Task details.
Look at each line of the listing. Copy those that hold the string "ifndef".

[Opening Data for analysis section]

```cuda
__device__ __forceinline__ float ex2_poly3(float x) {
  const float magic = 12582912.f;
  const float r = x + magic;
  const float f = x - (r - magic);
  float p = fmaf(f, 5.517166745e-2f, 2.426111221e-1f);
  p = fmaf(p, f, 6.932609858e-1f);
  p = fmaf(p, f, 9.999280736e-1f);
  return __int_as_float(__float_as_int(p) + (__float_as_int(r) << 23));
}
#ifndef SSVB_POLY_MOD_BWD
#define SSVB_POLY_MOD_BWD 0
#endif

template <int MODE, bool MASKED, bool OPF16>
__device__ __forceinline__ void bwd_weights32(const uint32_t (&sv)[32], uint32_t (&pk)[16], const SimParams& p,
                                              int a_glob, int colbase, float rs, uint32_t cs32, float& wsum) {
#ifndef SSVB_BWD_SCALAR_MATH
  if (MODE == SIM_NTX_FIXED && !MASKED) {
    const unsigned long long rs2 = pack_f32x2(rs, rs);
#pragma unroll
    for (int i2 = 0; i2 < 8; ++i2) {
      unsigned long long cu[2];
      lds_v4(cs32 + i2 * 16, cu[0], cu[1]);
#pragma unroll
      for (int e = 0; e < 2; ++e) {
        const int i = i2 * 2 + e;
        const bool poly = (i % SSVB_POLY_BWD_MOD) < SSVB_POLY_BWD_CNT;
        unsigned long long e2;
        if (poly) {
          e2 = ex2_poly3_x2(pack_f32x2(__uint_as_float(sv[2 * i]), __uint_as_float(sv[2 * i + 1])));
        } else {
          e2 = pack_f32x2(SSVB_EX2(__uint_as_float(sv[2 * i])), SSVB_EX2(__uint_as_float(sv[2 * i + 1])));
        }
        const unsigned long long w2 = mul_f32x2(e2, add_f32x2(rs2, cu[e]));
        float w0, w1;
        unpack_f32x2(w2, w0, w1);
        pk[i] = pack_h2<OPF16>(w0, w1);
      }
    }
    return;
  }
#endif
#pragma unroll
  for (int i4 = 0; i4 < 8; ++i4) {
    float csv[4] = {0.f, 0.f, 0.f, 0.f};
    if (MODE != SIM_MOCO) {
      unsigned long long c01, c23;
      lds_v4(cs32 + i4 * 16, c01, c23);
      unpack_f32x2(c01, csv[0], csv[1]);
      unpack_f32x2(c23, csv[2], csv[3]);
    }
    float w[4];
#pragma unroll
    for (int e = 0; e < 4; ++e) {
      const int i = i4 * 4 + e;
      const float s = __uint_as_float(sv[i]);
      float wv;
      if (MODE == SIM_NTX_FIXED) {
        const float x = fmaf(s, p.c, -p.shift);
        const bool poly = !MASKED && SSVB_POLY_MOD_BWD > 0 && (i % (SSVB_POLY_MOD_BWD > 0 ? SSVB_POLY_MOD_BWD : 1)) == 1;
        wv = (poly ? ex2_poly3(x) : SSVB_EX2(x)) * (rs + csv[e]);
      } else if (MODE == SIM_NTX_ONLINE) {
        const float t = s * p.c;
        wv = ex2f(t - rs) + ex2f(t - csv[e]);
      } else {
        wv = ex2f(fmaf(s, p.c, -rs));
      }
      if (MASKED && MODE != SIM_MOCO && (colbase + i == a_glob)) wv = 0.f;
      if (MASKED && MODE == SIM_MOCO && (colbase + i >= p.cols)) wv = 0.f;
// ... 256 lines not shown
```

Measured before the change: 11.80 million.

## Exploit similarity-matrix symmetry in NT-Xent forward with banded tile kernel

Adds a symmetric forward kernel that computes only a band of roughly half the block tiles of the Z·Zᵀ similarity matrix. Each off-diagonal tile contributes row sums directly and column sums through a shared-memory reduction written to extra partial buffers, which the LSE finalize step then merges. The aim is to cut tensor-core and exp work nearly in half for the fixed-shift mode with dpad up to 128. The cost is more workspace, extra column-reduction traffic and barriers, and more complex masking logic.

```diff
diff --git a/self-supervised-vision_b200/csrc/ntxent.cu b/self-supervised-vision_b200/csrc/ntxent.cu
--- a/self-supervised-vision_b200/csrc/ntxent.cu
+++ b/self-supervised-vision_b200/csrc/ntxent.cu
@@ -82,6 +82,13 @@
   p.cols = static_cast<int>(cols);
   plan_chunks(p, sim_fwd_bn(dpad), sim_fwd_min_tiles(dpad));
   size_t part_elems = static_cast<size_t>(4 * p.nchunks + 2) * lr;
+  if (local_rows == cols && dpad <= 128) {
+    SimParams q{};
+    q.row_blocks = static_cast<int>(row_blocks);
+    const int ncol = plan_sym(q);
+    const size_t sym_elems = static_cast<size_t>(4 * q.nchunks + ncol) * lr;
+    if (part_elems < sym_elems) part_elems = sym_elems;
+  }
   if (part_elems < static_cast<size_t>(sim_mpad(cols))) part_elems = sim_mpad(cols);
   w.pos = c.take<float>(lr);
   w.part_m = c.take<float>(part_elems);
@@ -206,24 +213,33 @@
   }
   SimParams p;
   fill_sim_params_rows(p, pl, 1, pl.m, 0, 0);
-  plan_chunks(p, sim_fwd_bn(pl.dpad), sim_fwd_min_tiles(pl.dpad));
   p.part_m = ws.part_m;
   p.part_l = ws.part_l;
   p.part_stride = static_cast<int>(round_up(pl.m, 256));
 #ifdef SSVB_DBG_TIMING
   if (const char* e = getenv("SSVB_DBG_PTR")) p.dbg = reinterpret_cast<unsigned long long*>(strtoull(e, nullptr, 0));
 #endif
-  SSVB_TRY(launch_sim_fwd(pl.mode, sv.zhat, pl.mpad, sv.zhat, pl.mpad, pl.dpad, p, s));
+  int nparts;
+  if (pl.mode == SIM_NTX_FIXED && pl.dpad <= 128) {
+    const int ncol = plan_sym(p);
+    p.colpart = ws.part_l + static_cast<size_t>(4 * p.nchunks) * p.part_stride;
+    nparts = 4 * p.nchunks + ncol;
+    SSVB_TRY(launch_sim_fwd_sym(sv.zhat, pl.mpad, pl.dpad, p, s));
+  } else {
+    plan_chunks(p, sim_fwd_bn(pl.dpad), sim_fwd_min_tiles(pl.dpad));
+    nparts = 4 * p.nchunks;
+    SSVB_TRY(launch_sim_fwd(pl.mode, sv.zhat, pl.mpad, sv.zhat, pl.mpad, pl.dpad, p, s));
+  }
   {
     const unsigned grid = static_cast<unsigned>(ceil_div(pl.m, 256));
     const float scale = 1.f / static_cast<float>(pl.m);
     if (pl.mode == SIM_NTX_FIXED)
-      lse_finalize_kernel<SIM_NTX_FIXED><<<grid, 256, 0, s>>>(ws.part_m, ws.part_l, 4 * p.nchunks, p.part_stride,
+      lse_finalize_kernel<SIM_NTX_FIXED><<<grid, 256, 0, s>>>(ws.part_m, ws.part_l, nparts, p.part_stride,
                                                             static_cast<int>(pl.m), ws.pos, pl.c, pl.shift,
                                                             sv.stat, nullptr, ws.block_sums, ws.counter, scale, loss,
                                                             nullptr, nullptr, 0, 0, pl.wscale);
     else
-      lse_finalize_kernel<SIM_NTX_ONLINE><<<grid, 256, 0, s>>>(ws.part_m, ws.part_l, 4 * p.nchunks, p.part_stride,
+      lse_finalize_kernel<SIM_NTX_ONLINE><<<grid, 256, 0, s>>>(ws.part_m, ws.part_l, nparts, p.part_stride,
                                                              static_cast<int>(pl.m), ws.pos, pl.c, pl.shift,
                                                              sv.stat, nullptr, ws.block_sums, ws.counter, scale, loss);
     SSVB_LAUNCH_CHECK();
diff --git a/self-supervised-vision_b200/csrc/sim_host.cuh b/self-supervised-vision_b200/csrc/sim_host.cuh
--- a/self-supervised-vision_b200/csrc/sim_host.cuh
+++ b/self-supervised-vision_b200/csrc/sim_host.cuh
@@ -9,8 +9,8 @@
 inline int sim_fwd_bn(int64_t dpad) { return dpad > 128 ? 128 : kFwdBN; }
 inline int sim_fwd_min_tiles(int64_t dpad) { return 1024 / sim_fwd_bn(dpad); }
 
-inline void plan_chunks(SimParams& p, int BN, int min_tiles) {
-  p.col_tiles = static_cast<int>(ceil_div(p.cols, BN));
+inline void plan_chunks_tiles(SimParams& p, int col_tiles, int min_tiles) {
+  p.col_tiles = col_tiles;
   const int sms = num_sms();
   const int max_ch = p.col_tiles / min_tiles > 1 ? p.col_tiles / min_tiles : 1;
   int best = 1;
@@ -30,6 +30,34 @@
   }
   p.tiles_per_chunk = static_cast<int>(ceil_div(p.col_tiles, best));
   p.nchunks = static_cast<int>(ceil_div(p.col_tiles, p.tiles_per_chunk));
+}
+inline void plan_chunks(SimParams& p, int BN, int min_tiles) {
+  plan_chunks_tiles(p, static_cast<int>(ceil_div(p.cols, BN)), min_tiles);
+}
+inline int plan_sym(SimParams& p) {
+  p.band = p.row_blocks / 2 + 1;
+  plan_chunks_tiles(p, (p.band + 1) / 2, sim_fwd_min_tiles(128));
+  return (p.row_blocks - 1) / 2;
+}
+
+template <int KB>
+int launch_sim_fwd_sym_t(const CUtensorMap& tmA, const CUtensorMap& tmB, const SimParams& p, cudaStream_t s) {
+  auto kern = sim_fwd_sym_kernel<KB, true>;
+  constexpr int smem = SymCfg<KB>::SMEM;
+  SSVB_TRY((set_smem_once<sim_fwd_sym_kernel<KB, true>>(smem)));
+  const int nunits = p.row_blocks * p.nchunks;
+  const int grid = nunits < num_sms() ? nunits : num_sms();
+  const int slot = prof_begin(PROF_SIM_FWD, s);
+  kern<<<grid, 640, smem, s>>>(tmA, tmB, p);
+  prof_end(slot, s);
+  SSVB_LAUNCH_CHECK();
+  return SSVB_OK;
+}
+inline int launch_sim_fwd_sym(const void* Z, int64_t z_rows, int64_t dpad, const SimParams& p, cudaStream_t s) {
+  if (!p.opf16 || dpad > 128) return SSVB_ERR_UNSUPPORTED;
+  CUtensorMap tm;
+  SSVB_TRY(make_tmap_bf16(&tm, Z, z_rows, dpad, dpad, 128, true));
+  return dpad == 64 ? launch_sim_fwd_sym_t<1>(tm, tm, p, s) : launch_sim_fwd_sym_t<2>(tm, tm, p, s);
 }
 
 template <int KB, int MODE, bool OPF16 = false>
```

[Closing Data for analysis section]

Task response.
#ifndef SSVB_POLY_MOD_BWD
#ifndef SSVB_BWD_SCALAR_MATH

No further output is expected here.